The code registers two socket factories (http and https) in the connection pool, allowing HttpClient to create SSL connections when needed.

4.2 Obtaining an SSL Connection

When a connection is requested, HttpClient looks up the appropriate ConnectionSocketFactory and creates a socket. The core logic is:

public void connect(final ManagedHttpClientConnection conn, final HttpHost host,
                    final InetSocketAddress localAddress, final int connectTimeout,
                    final SocketConfig socketConfig, final HttpContext context) throws IOException {
    final Lookup<ConnectionSocketFactory> registry = getSocketFactoryRegistry(context);
    final ConnectionSocketFactory sf = registry.lookup(host.getSchemeName());
    if (sf == null) {
        throw new UnsupportedSchemeException(host.getSchemeName() + " protocol is not supported");
    }
    // Resolve addresses, create socket, set TCP options, bind, then:
    sock = sf.connectSocket(connectTimeout, sock, host, remoteAddress, localAddress, context);
    conn.bind(sock);
    // ... omitted code ...
}

If the created socket is an instance of SSLSocket, a TLS handshake is performed and the hostname is verified.

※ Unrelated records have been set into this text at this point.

int oatk_hip_scan_append(oatk_hip_ctx *ctx, oatk_hip_ctx *src)
{
    if (!ctx || !src) return OATK_E_NODEV;
    CK(hipSetDevice(ctx->device));
    if (ctx == src || ctx->device != src->device) { ctx->err = "oatk_hip_scan_append: the piece must be another handle on the same device"; return OATK_E_ARG; }
    if (!ctx->scanned || ctx->d_seq) { ctx->err = "oatk_hip_scan_append: call oatk_hip_scan_begin first"; return OATK_E_STATE; }
    if (!src->scanned) { ctx->err = "oatk_hip_scan_append: the piece holds no scan"; return OATK_E_STATE; }
    const uint64_t n0 = ctx->n_reads, n1 = src->n_reads, b0 = ctx->seq_bytes, b1 = src->seq_bytes, o0 = ctx->n_occ, o1 = src->n_occ;
    if (n1 == 0) return OATK_OK;
    if (src->K != ctx->K || src->S != ctx->S) { ctx->err = "oatk_hip_scan_append: the piece was scanned with another k / s"; return OATK_E_ARG; }
    if (src->sid0 != ctx->sid0 + n0) { ctx->err = "oatk_hip_scan_append: the piece's first read id must continue the batch"; return OATK_E_ARG; }
    if (n0 + n1 >= 0xFFFFFFFFULL || o0 + o1 > 0xFFFFFFF0ULL) { ctx->err = "oatk_hip_scan_append: batch too large"; return OATK_E_ARG; }
    scan_reset_downstream(ctx);
    ctx->scanned = true;
    { int rc = append_ensure(ctx, n0 + n1, b0 + b1, o0 + o1, ctx->tot_nn + src->tot_nn, ctx->tot_lrl + src->tot_lrl); if (rc) return rc; }
    if (hipStreamSynchronize(src->stream) != hipSuccess) { ctx->err = "oatk_hip_scan_append: the piece's stream failed"; return OATK_E_NODEV; }
    hipStream_t st = ctx->stream;
    auto d2d = [&](void *dst, const void *from, size_t bytes) { return bytes? hipMemcpyAsync(dst, from, bytes, hipMemcpyDeviceToDevice, st) : hipSuccess; };
    CK(d2d(ctx->ho_rl.as<uint8_t>() + b0, src->ho_rl.p, b1));
    CK(d2d(ctx->hoco_s.as<uint8_t>() + b0 / 4, src->hoco_s.p, b1 / 4 + 64));
    CK(d2d(ctx->hoco_l.as<uint32_t>() + n0, src->hoco_l.p, n1 * 4)); CK(d2d(ctx->n_scm.as<uint32_t>() + n0, src->n_scm.p, n1 * 4));
    CK(d2d(ctx->n_nn.as<uint32_t>() + n0, src->n_nn.p, n1 * 4)); CK(d2d(ctx->n_lrl.as<uint32_t>() + n0, src->n_lrl.p, n1 * 4));
    hipLaunchKernelGGL(append_rebase_kernel, grid256(n1), dim3(256), 0, st, src->d_off, ctx->in_off.as<uint64_t>() + n0, n1, b0);
    hipLaunchKernelGGL(append_rebase_kernel, grid256(n1 + 1), dim3(256), 0, st, src->scm_off.as<uint64_t>(), ctx->scm_off.as<uint64_t>() + n0, n1 + 1, o0);
    if (o1) {
        CK(d2d(ctx->pos_hash.as<uint64_t>() + o0, src->pos_hash.p, o1 * 8)); CK(d2d(ctx->pos_lo.as<uint64_t>() + o0, src->pos_lo.p, o1 * 8));
        CK(d2d(ctx->pos_smer.as<uint64_t>() + o0, src->pos_smer.p, o1 * 8)); CK(d2d(ctx->pos_mpos.as<uint32_t>() + o0, src->pos_mpos.p, o1 * 4));
        CK(d2d(ctx->key_hash.as<uint64_t>() + o0, src->key_hash.p, o1 * 8));
        hipLaunchKernelGGL(append_iota_kernel, grid256(o1), dim3(256), 0, st, ctx->iota.as<uint32_t>(), o0, o1);
    }
    CK(d2d(ctx->nn_key.as<uint64_t>() + ctx->tot_nn, src->nn_sorted_in_2? src->nn_key2.p : src->nn_key.p, src->tot_nn * 8));
    CK(d2d(ctx->lrl_key.as<uint64_t>() + ctx->tot_lrl, src->lrl_sorted_in_2? src->lrl_key2.p : src->lrl_key.p, src->tot_lrl * 8));
    CK(d2d(ctx->lrl_val.as<uint32_t>() + ctx->tot_lrl, src->lrl_sorted_in_2? src->lrl_val2.p : src->lrl_val.p, src->tot_lrl * 4));
    CK(hipGetLastError());
    CK(hipStreamSynchronize(st));
    ctx->d_off = ctx->in_off.as<uint64_t>();
    ctx->n_reads = n0 + n1, ctx->seq_bytes = b0 + b1, ctx->n_occ = o0 + o1;
    ctx->tot_nn += src->tot_nn, ctx->tot_lrl += src->tot_lrl;
    ctx->retries += src->retries;
    return OATK_OK;
}

int oatk_hip_scan_host(oatk_hip_ctx *ctx, const uint8_t *h_seq, const uint64_t *h_off, const uint32_t *h_len,
                       uint64_t n_reads, uint64_t seq_bytes, uint64_t sid0, int k, int s)
{
    if (!ctx) return OATK_E_NODEV;
    CK(hipSetDevice(ctx->device));
    ENSURE(in_seq, seq_bytes + 64); ENSURE(in_off, (n_reads + 1) * 8); ENSURE(in_len, (n_reads + 1) * 4);
    if (seq_bytes) CK(hipMemcpyAsync(ctx->in_seq.p, h_seq, seq_bytes, hipMemcpyHostToDevice, ctx->stream));
    if (n_reads) {
        CK(hipMemcpyAsync(ctx->in_off.p, h_off, n_reads * 8, hipMemcpyHostToDevice, ctx->stream));
        CK(hipMemcpyAsync(ctx->in_len.p, h_len, n_reads * 4, hipMemcpyHostToDevice, ctx->stream));
    }
    return oatk_hip_scan(ctx, ctx->in_seq.as<uint8_t>(), ctx->in_off.as<uint64_t>(), ctx->in_len.as<uint32_t>(), n_reads, seq_bytes, sid0, k, s);
}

SSLConnectionSocketFactory Implementation

@Override
public Socket connectSocket(final int connectTimeout, final Socket socket,
                         final HttpHost host, final InetSocketAddress remoteAddress,
                         final InetSocketAddress localAddress, final HttpContext context) throws IOException {
    Args.notNull(host, "HTTP host");
    Args.notNull(remoteAddress, "Remote address");
    final Socket sock = socket != null ? socket : createSocket(context);
    if (localAddress != null) {
        sock.bind(localAddress);
    }
    // Set timeout, connect, then if SSL:
    if (sock instanceof SSLSocket) {
        final SSLSocket sslsock = (SSLSocket) sock;
        sslsock.startHandshake();
        verifyHostname(sslsock, host.getHostName());
        return sock;
    } else {
        return createLayeredSocket(sock, host.getHostName(), remoteAddress.getPort(), context);
    }
}

@Override
public Socket createLayeredSocket(final Socket socket, final String target,
                                 final int port, final HttpContext context) throws IOException {
    final SSLSocket sslsock = (SSLSocket) this.socketfactory.createSocket(
            socket, target, port, true);
    // Apply protocols and cipher suites if configured
    if (supportedProtocols != null) {
        sslsock.setEnabledProtocols(supportedProtocols);
    } else {
        // Remove SSLv2/SSLv3
        final String[] allProtocols = sslsock.getEnabledProtocols();
        final List<String> enabled = new ArrayList<>(allProtocols.length);
        for (final String p : allProtocols) {
            if (!p.startsWith("SSL")) {
                enabled.add(p);
            }
        }
        if (!enabled.isEmpty()) {
            sslsock.setEnabledProtocols(enabled.toArray(new String[enabled.size()]));
        }
    }
    if (supportedCipherSuites != null) {
        sslsock.setEnabledCipherSuites(supportedCipherSuites);
    }
    sslsock.startHandshake();
    verifyHostname(sslsock, target);
    return sslsock;
}

This class creates a normal socket, upgrades it to an SSLSocket, applies the configured protocols and cipher suites, performs the TLS handshake, and finally verifies the server certificate against the requested hostname.

Summary

HTTPS is the secure version of HTTP, adding encryption at the transport layer with some CPU overhead.

The handshake uses asymmetric encryption to exchange a symmetric key, after which data is encrypted symmetrically.

Applications may still apply additional encryption or signing on top of HTTPS.

Apache HttpClient registers separate socket factories for http and https during the build process.

HTTPS connections are created by first establishing a plain socket, then performing a TLS handshake and hostname verification.

The actual cryptographic operations are performed by the JDK’s SSL implementation, not by HttpClient itself.